→ HOW TO COMPLETE THIS TASK: Transcribe every record beneath, precisely as written.

-- INPUT MATERIAL follows --

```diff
@@ -477,7 +516,7 @@
             for (int r = 0; r < 4; ++r)
                 Ts[16 * wave + l15 + 64 * (16 * cb + l4 + 4 * r)] = -acc[cb][r];
         __syncthreads();
-        potf2_body(A + r0 + (long)r0 * lda, lda, r0, dout, info + b, plds, Ts, 64);
+        potf2_body<NW>(A + r0 + (long)r0 * lda, lda, r0, dout, info + b, plds, Ts, 64);
         return;
     }
     double *Cout = Sout + Rb + 16 * wave + l15 + (long)l4 * lds;
```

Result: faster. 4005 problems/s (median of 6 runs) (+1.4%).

-- INPUT MATERIAL concluded --

→ EXERCISE OUTPUT:
```diff
@@ -477,7 +516,7 @@
             for (int r = 0; r < 4; ++r)
                 Ts[16 * wave + l15 + 64 * (16 * cb + l4 + 4 * r)] = -acc[cb][r];
         __syncthreads();
-        potf2_body(A + r0 + (long)r0 * lda, lda, r0, dout, info + b, plds, Ts, 64);
+        potf2_body<NW>(A + r0 + (long)r0 * lda, lda, r0, dout, info + b, plds, Ts, 64);
         return;
     }
     double *Cout = Sout + Rb + 16 * wave + l15 + (long)l4 * lds;
```

Result: faster. 4005 problems/s (median of 6 runs) (+1.4%).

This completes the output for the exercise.